Usage and Implementation Recommendations

Configurations as Flags

Let’s say your package includes several configurations of a library, where the configuration is logically specified as a set of orthogonal attributes (e.g. debug/release, static/shared). What’s the best way to provide these to your users?

This is best accomplished via interface components. For example:

"components": {
  "foo-static": {
    "type": "archive",
    "configurations": {
      "release": { ... },
      "debug": { ... }
    }, ...
  },
  "foo-shared": {
    "type": "dylib",
    "configurations": {
      "release": { ... },
      "debug": { ... }
    }, ...
  },
  "foo": {
    "type": "interface",
    "configurations": {
      "static": { "requires": [ "foo-static" ] },
      "shared": { "requires": [ "foo-shared" ] }
    }
  },
},
...

This pattern allows the user to specify their set of preferred configurations like "static", "release" rather than "release_static". When consuming the foo component, the build tool will select on the static/shared axis, which will bring in a component whose configurations all match that choice. The tool will then select the transitive component on the remaining debug/release axis. Longer chains can be constructed to support configuration choices of arbitrary complexity. Where appropriate (and assuming that the package does not wish to support the user naming the “real” components directly), the component graph can be constructed in a way that allows shared attributes to be specified at the higher level interface components.

Single Package, Multiple Platforms

CPS intentionally does not directly provide for the possibility of a package that has multiple versions of components, built for different platforms. The recommended method for providing such a package is to provide a different .cps for each platform, such that the package bundle contains multiple .cps files. Components that are platform agnostic will appear in each .cps. Proper use of platform-specific library directories will address the need for unique paths in most instances. On POSIX platforms, use of supplemental .cps files and symbolic or hard links may allow for a single file specifying platform-agnostic components to be shared.

Cross Compiling

When cross compiling, it is sometimes necessary to consume parts of a package (e.g. a code generator) built for the host platform along with other parts of a package built for the target platform. As above, the CPS specification does not directly support a single package containing components for multiple platforms. In order to address this, it is recommended that tools (that support cross compiling) separately search for a package built for the host platform and a package built for the target platform, and select which instance’s components to use as is appropriate to the situation.

When providing a package intended for cross-compiling use, keep in mind that the host-platform and target-platform packages do not need to contain the same components. Such a package might provide one .cps for the host platform containing only executables intended for compile-time use when building a consuming project, and a second .cps for the target platform that contains the libraries.

Transitive Dependencies

When a package is located, it is intended that the tool would also locate any requires (package) mentioned by the package. In some cases, however, a user may want to use only some components of a package, which may have a more limited set of dependencies than the package as a whole when every component of the package is considered.
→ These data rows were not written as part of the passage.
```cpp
template <int EPI, bool LAY>
__global__ __launch_bounds__(64 * W6_WAVES) void dilconv_wino6_kernel(const float *__restrict__ x, float *__restrict__ y,
                                                                     const unsigned *__restrict__ ufrag,
                                                                     const float *__restrict__ bias, w6geom G, const float *__restrict__ head UBD_STAMP_PARAM)
{
    __shared__ __attribute__((aligned(16))) unsigned s_u[UBD_WINO6_FRAG_U32];
    const int lane = threadIdx.x & 63;
    const int i = lane & 15, q = lane >> 4;
    const int h = G.h, w = G.w, d = G.d, log2d = G.log2d, dm1 = G.d - 1;
    const f32x4 bA = *(const f32x4 *)(bias + 4 * q);
    const f32x4 bB = q < 2 ? *(const f32x4 *)(bias + 16 + 4 * q) : (f32x4){0.f, 0.f, 0.f, 0.f};
    f32x4 hA = {0.f, 0.f, 0.f, 0.f}, hB = {0.f, 0.f, 0.f, 0.f};
    float hbias = 0.f;
    if constexpr (EPI == 2) {
        hA = *(const f32x4 *)(head + 4 * q);
        if (q < 2) hB = *(const f32x4 *)(head + 16 + 4 * q);
        hbias = head[UBD_C];
    }
    const int xcd = blockIdx.x & 7;
    const int nblk_x = (gridDim.x + 7 - xcd) >> 3;
    const int chunk = (int)((G.total + 7) >> 3);
    const int g_begin = xcd * chunk;
    const int g_end = (g_begin + chunk < (int)G.total) ? g_begin + chunk : (int)G.total;
    const int stride = nblk_x * G.wpb;

    __amdgpu_buffer_rsrc_t rsrc = __builtin_amdgcn_make_buffer_rsrc((void *)x, 0, (int)G.in_bytes, 0x00020000);
    __amdgpu_buffer_rsrc_t yrsrc = __builtin_amdgcn_make_buffer_rsrc((void *)y, 0, (int)(EPI == 2 ? G.in_bytes / UBD_C : G.in_bytes), 0x00020000);

    const int wave_in_block = __builtin_amdgcn_readfirstlane((int)(threadIdx.x >> 6));
    int g = g_begin + (int)(blockIdx.x >> 3) * G.wpb + wave_in_block;
    const int g_last = g_end - 1;
    const unsigned BIG = 0x40000000u;
    const unsigned lane4 = 16u * q, lane2 = 64u + 8u * q;

    auto set_addr = [&](w6addr &A, int gg) {
        const unsigned rs = G.groups_x == 1u ? (unsigned)gg : __umulhi((unsigned)gg, G.magic_gx);
        const unsigned gx = (unsigned)gg - rs * G.groups_x;
        const unsigned img = G.half_rows == 1u ? rs : __umulhi(rs, G.magic_hr);
        const unsigned s = rs - img * G.half_rows;
        const int y0 = (int)(((s >> log2d) << (log2d + 1)) + (s & (unsigned)dm1));
        const unsigned img_row = img * (unsigned)h;
#pragma unroll
        for (int a = 0; a < 4; ++a) {
            const int iy = y0 + (a - 1) * d;
            const bool ok = iy >= 0 && iy < h;
            A.row[a] = ok ? (img_row + (unsigned)iy) * (unsigned)w * (unsigned)(UBD_C * 4) : BIG;
            if (EPI == 2 && (a == 1 || a == 2)) A.lrow[a - 1] = ok ? (img_row + (unsigned)iy) * (unsigned)w * 4u : BIG;
        }
        const int ph = (int)(gx & (unsigned)dm1);
        const int tk = (int)((gx >> log2d) << 4) + i;
        const bool phase = LAY && G.phase;
// ... 9 lines not shown
            const int sb = phase ? rb * wq + (rb < wr ? rb : wr) + (r >> l2p) : (b - 1) * d;
            const unsigned cb = (unsigned)(tl + sb) * (unsigned)(UBD_C * 4);
            A.c4[b] = ok ? cb + lane4 : BIG;
            A.c2[b] = ok ? cb + lane2 : BIG;
        }
        if constexpr (LAY) {
#pragma unroll
            for (int c = 0; c < 2; ++c) {
                const int ox = xj + c * d;
                const int r = ox & ((1 << G.l2po) - 1);
                const int wrp = w & ((1 << G.l2po) - 1);
                const int pos = r * (w >> G.l2po) + (r < wrp ? r : wrp) + (ox >> G.l2po);
                A.oc[c] = ox < w ? (unsigned)pos * (unsigned)(UBD_C * 4) + lane4 : BIG;
            }
        } else {
            A.oc[0] = A.c4[1]; A.oc[1] = A.c4[2];
        }
    };
    auto load_row = [&](w6samples &D, const w6addr &A, int a) {
#pragma unroll
        for (int b = 0; b < 4; ++b) {
            D.v4[a][b] = __builtin_bit_cast(f32x4, __builtin_amdgcn_raw_buffer_load_b128(rsrc, (int)A.c4[b], (int)A.row[a], 0));
            D.v2[a][b] = __builtin_bit_cast(f32x2, __builtin_amdgcn_raw_buffer_load_b64(rsrc, (int)A.c2[b], (int)A.row[a], 0));
        }
    };

    w6samples D;
    w6addr A, An;
    WSTAMP(true, 0);
    set_addr(A, g < g_last ? g : g_last);
    load_row(D, A, 0);
    load_row(D, A, 2);
    load_row(D, A, 1);
    constexpr int PER_WAVE = UBD_WINO6_FRAG_U32 * 4 / 1024 / W6_WAVES;
    constexpr int EARLY_ROUNDS = 4 * 6 / W6_WAVES;
    static_assert(PER_WAVE - EARLY_ROUNDS == 9, "the counted wait below is written for nine late rounds");
    {
        const unsigned lds_u = ubd_lds_addr(s_u);
#pragma unroll
        for (int k = 0; k < PER_WAVE; ++k) {
            const int piece = k * W6_WAVES + wave_in_block;
            ubd_glds16_sbase((const char *)ufrag + (size_t)piece * 1024, (unsigned)lane * 16u, lds_u + (unsigned)piece * 1024u);
        }
    }
    asm volatile("s_waitcnt vmcnt(9)" ::: "memory");
    __builtin_amdgcn_s_barrier();
    WSTAMP(true, 1);
    if (g >= g_end || wave_in_block >= G.wpb) {
        asm volatile("s_waitcnt vmcnt(0)" ::: "memory");
        __builtin_amdgcn_s_barrier();
        return;
    }
    bool weights_pending = true;
    [[maybe_unused]] int gcount = 0;
    const u32x4 *su4 = (const u32x4 *)s_u + lane;
    for (;;) {
        f32x4 Y[2][2][2];
        f32x4 Z0[2], Z1[2];
        f32x4 V4[4];
        f32x2 V2[4];
        auto make_v = [&](int a) {
            f32x4 T4[4];
            f32x2 T2[4];
#pragma unroll
            for (int b = 0; b < 4; ++b) {
                if (a == 0) { T4[b] = D.v4[0][b] - D.v4[2][b]; T2[b] = D.v2[0][b] - D.v2[2][b]; }
                else if (a == 1) { T4[b] = D.v4[1][b] + D.v4[2][b]; T2[b] = D.v2[1][b] + D.v2[2][b]; }
                else if (a == 2) { T4[b] = D.v4[2][b] - D.v4[1][b]; T2[b] = D.v2[2][b] - D.v2[1][b]; }
                else { T4[b] = D.v4[1][b] - D.v4[3][b]; T2[b] = D.v2[1][b] - D.v2[3][b]; }
            }
            V4[0] = T4[0] - T4[2]; V4[1] = T4[1] + T4[2]; V4[2] = T4[2] - T4[1]; V4[3] = T4[1] - T4[3];
            V2[0] = T2[0] - T2[2]; V2[1] = T2[1] + T2[2]; V2[2] = T2[2] - T2[1]; V2[3] = T2[1] - T2[3];
        };
        auto consume = [&](int a, int b, const f32x4 (&m)[2]) {
#pragma unroll
            for (int nt = 0; nt < 2; ++nt) {
                if (b == 0) Z0[nt] = m[nt];
                else if (b == 1) { Z0[nt] += m[nt]; Z1[nt] = m[nt]; }
                else if (b == 2) { Z0[nt] += m[nt]; Z1[nt] -= m[nt]; }
                else {
                    Z1[nt] -= m[nt];
                    if (a == 0) { Y[0][0][nt] = Z0[nt]; Y[0][1][nt] = Z1[nt]; }
                    else if (a == 1) { Y[0][0][nt] += Z0[nt]; Y[0][1][nt] += Z1[nt]; Y[1][0][nt] = Z0[nt]; Y[1][1][nt] = Z1[nt]; }
                    else if (a == 2) { Y[0][0][nt] += Z0[nt]; Y[0][1][nt] += Z1[nt]; Y[1][0][nt] -= Z0[nt]; Y[1][1][nt] -= Z1[nt]; }
                    else { Y[1][0][nt] -= Z0[nt]; Y[1][1][nt] -= Z1[nt]; }
                }
            }
        };
        make_v(0);
        u32x4 U[2][3];
        u32x4 P1, P2, P3;
        f32x4 r4, t4;
        f32x2 r2, t2;
        auto load_u = [&](int xi) {
#pragma unroll
            for (int nt = 0; nt < 2; ++nt)
#pragma unroll
                for (int pc = 0; pc < 3; ++pc) U[nt][pc] = su4[((xi * 2 + nt) * 3 + pc) * 64];
        };
        load_u(0);
        r4 = resid(V4[0]); t4 = resid(r4); r2 = resid(V2[0]); t2 = resid(r2);
        P1 = pack6(V4[0], V2[0]); P2 = pack6(r4, r2); P3 = pack6(t4, t2);
#pragma unroll
        for (int xi = 0; xi < 16; ++xi) {
            const int a = xi >> 2, b = xi & 3;
            __builtin_amdgcn_sched_barrier(0);
            f32x4 m[2] = {{0.f, 0.f, 0.f, 0.f}, {0.f, 0.f, 0.f, 0.f}};
            m[0] = mfma16(U[0][2], P1, m[0]); m[1] = mfma16(U[1][2], P1, m[1]);
            m[0] = mfma16(U[0][0], P3, m[0]); m[1] = mfma16(U[1][0], P3, m[1]);
            m[0] = mfma16(U[0][1], P2, m[0]); m[1] = mfma16(U[1][1], P2, m[1]);
            m[0] = mfma16(U[0][1], P1, m[0]); m[1] = mfma16(U[1][1], P1, m[1]);
            m[0] = mfma16(U[0][0], P2, m[0]); m[1] = mfma16(U[1][0], P2, m[1]);
            m[0] = mfma16(U[0][0], P1, m[0]); m[1] = mfma16(U[1][0], P1, m[1]);
            if (b < 3) { r4 = resid(V4[b + 1]); t4 = resid(r4); r2 = resid(V2[b + 1]); t2 = resid(r2); }
#pragma unroll
            for (int k = 0; k < 12; ++k) {
                __builtin_amdgcn_sched_group_barrier(0x008, 1, 0);
                __builtin_amdgcn_sched_group_barrier(0x002, 2, 0);
            }
            __builtin_amdgcn_sched_barrier(0);
            if (xi == 3 && weights_pending) {
                asm volatile("s_waitcnt vmcnt(0)" ::: "memory");
                __builtin_amdgcn_s_barrier();
                weights_pending = false;
            }
            if (xi < 15) load_u(xi + 1);
            if (b == 3 && a < 3) {
                make_v(a + 1);
                if (a == 1) load_row(D, A, 3);
                if (a == 2) {
                    const int gn = g + stride;
                    set_addr(An, gn < g_last ? gn : g_last);
                    load_row(D, An, 0);
                    load_row(D, An, 2);
                }
                r4 = resid(V4[0]); t4 = resid(r4); r2 = resid(V2[0]); t2 = resid(r2);
            }
            if (xi < 15) { const int bn = (b + 1) & 3; P1 = pack6(V4[bn], V2[bn]); P2 = pack6(r4, r2); P3 = pack6(t4, t2); }
            consume(a, b, m);
            WSTAMP(gcount == 1 && (xi & 3) == 3, 2 + (xi >> 2));
        }
        load_row(D, An, 1);

        {
#pragma unroll
            for (int rr = 0; rr < 2; ++rr)
#pragma unroll
                for (int c = 0; c < 2; ++c) {
                    f32x4 v0 = Y[rr][c][0] + bA, v1 = Y[rr][c][1] + bB;
#pragma unroll
                    for (int r = 0; r < 4; ++r) { v0[r] = fmaxf(v0[r], 0.f); v1[r] = fmaxf(v1[r], 0.f); }
                    if constexpr (EPI == 2) {
                        float part = 0.f;
#pragma unroll
                        for (int r = 0; r < 4; ++r) part = fmaf(v0[r], hA[r], part);
#pragma unroll
                        for (int r = 0; r < 4; ++r) part = fmaf(v1[r], hB[r], part);
                        part += __shfl_xor(part, 16, 64);
                        part += __shfl_xor(part, 32, 64);
                        const unsigned lcol = (q == 0 && A.oc[c] != BIG) ? A.oc[c] / (unsigned)UBD_C : BIG;
                        __builtin_amdgcn_raw_buffer_store_b32(__builtin_bit_cast(unsigned, part + hbias), yrsrc, (int)(lcol + A.lrow[rr]), 0, 0);
                    } else {
                        const unsigned st1 = (q < 2 && A.oc[c] != BIG) ? A.oc[c] + 64u : BIG;
                        __builtin_amdgcn_raw_buffer_store_b128(__builtin_bit_cast(u32x4, v0), yrsrc, (int)(A.oc[c] + A.row[1 + rr]), 0, 0);
                        __builtin_amdgcn_raw_buffer_store_b128(__builtin_bit_cast(u32x4, v1), yrsrc, (int)(st1 + A.row[1 + rr]), 0, 0);
                    }
                }
        }
        WSTAMP(gcount == 1, 6);
        WSTAMP(gcount == 0, 1);
        ++gcount;
        g += stride;
        if (g >= g_end) break;
        A = An;
    }
    WSTAMP(true, 7);
}

static int ilog2(int v) { int l = 0; while ((1 << l) < v) ++l; return l; }

void ubd_launch_dilconv_wino6(const ubd_handle *h, int epi, const unsigned *frag, const float *bias, int dilation,
                              const float *in, float *out, int n, int H4, int W4, hipStream_t st, const float *head,
                              int lay_in, int lay_out)
{
    const int d = dilation;
    const long half_rows = ((H4 + 2 * d - 1) / (2 * d)) * d, half_cols = ((W4 + 2 * d - 1) / (2 * d)) * d;
    const long groups_x = lay_in == 1 ? (half_cols + 15) / 16 : (long)d * ((half_cols / d + 15) / 16);
    const long groups = (long)n * half_rows * groups_x;
    w6geom G;
    G.n = n; G.h = H4; G.w = W4; G.d = d; G.log2d = ilog2(d);
    G.phase = lay_in != 1; G.l2po = ilog2(lay_out);
    G.in_bytes = (unsigned)((size_t)n * H4 * W4 * UBD_C * 4);
    G.groups_x = (unsigned)groups_x; G.half_rows = (unsigned)half_rows; G.total = (unsigned)groups;
    G.magic_gx = groups_x == 1 ? 0u : (unsigned)(0xFFFFFFFFul / (unsigned long)groups_x + 1ul);
    G.magic_hr = half_rows == 1 ? 0u : (unsigned)(0xFFFFFFFFul / (unsigned long)half_rows + 1ul);
    int wpb = (int)((groups + h->num_cus - 1) / h->num_cus);
    if (wpb < 1) wpb = 1;
    if (wpb > W6_WAVES) wpb = W6_WAVES;
    G.wpb = wpb;
    int grid = ubd_grid_for(groups, h->num_cus, wpb, 1);
    grid = (grid + 7) / 8 * 8;
    const bool lay = lay_in != 1 || lay_out != 1;
    if (epi == 2 && lay)
        hipLaunchKernelGGL((dilconv_wino6_kernel<2, true>), dim3(grid), dim3(64 * W6_WAVES), 0, st, in, out, frag, bias, G, head UBD_STAMP_ARG("wino6"));
    else if (epi == 2)
        hipLaunchKernelGGL((dilconv_wino6_kernel<2, false>), dim3(grid), dim3(64 * W6_WAVES), 0, st, in, out, frag, bias, G, head UBD_STAMP_ARG("wino6"));
    else if (lay)
        hipLaunchKernelGGL((dilconv_wino6_kernel<0, true>), dim3(grid), dim3(64 * W6_WAVES), 0, st, in, out, frag, bias, G, nullptr UBD_STAMP_ARG("wino6"));
    else
        hipLaunchKernelGGL((dilconv_wino6_kernel<0, false>), dim3(grid), dim3(64 * W6_WAVES), 0, st, in, out, frag, bias, G, nullptr UBD_STAMP_ARG("wino6"));
}
```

It is plausible that a build tool would take the package’s requirements as advisory, and only enforce those that are mentioned by a component that the user has requested. However, this does not account for dependencies which apply only at run-time. Additionally, since the intention is that a CPS file originates from a compiled package, and CPS provides mechanisms for the package to indicate where its dependencies were located when the package was built, it would be a strange situation that a package’s requirements should exist when the package is compiled, but disappear before the package is used. Even when obtaining a package via a distributor, it is typical that installing the package requires that the package’s dependencies also be installed.

The obvious exception to this case is when a package is split into multiple CPS files at a functional-group level. In this case, the CPS file for each group should list the requirements applicable to that group. Tools that support specifying what components of a package must be provided are permitted to ignore the information in any supplemental CPS file that does not contribute requested components or configurations. This allows the tool to accept a package even if some of its requirements are not found, if such requirements apply only to a functional-group of the package that the user does not require. (Even in this case, however, the usual case would be that either the supplemental CPS file’s requirements can be satisfied anyway, for the reasons stated above, or else the supplemental CPS file for such group is not installed in the first place.)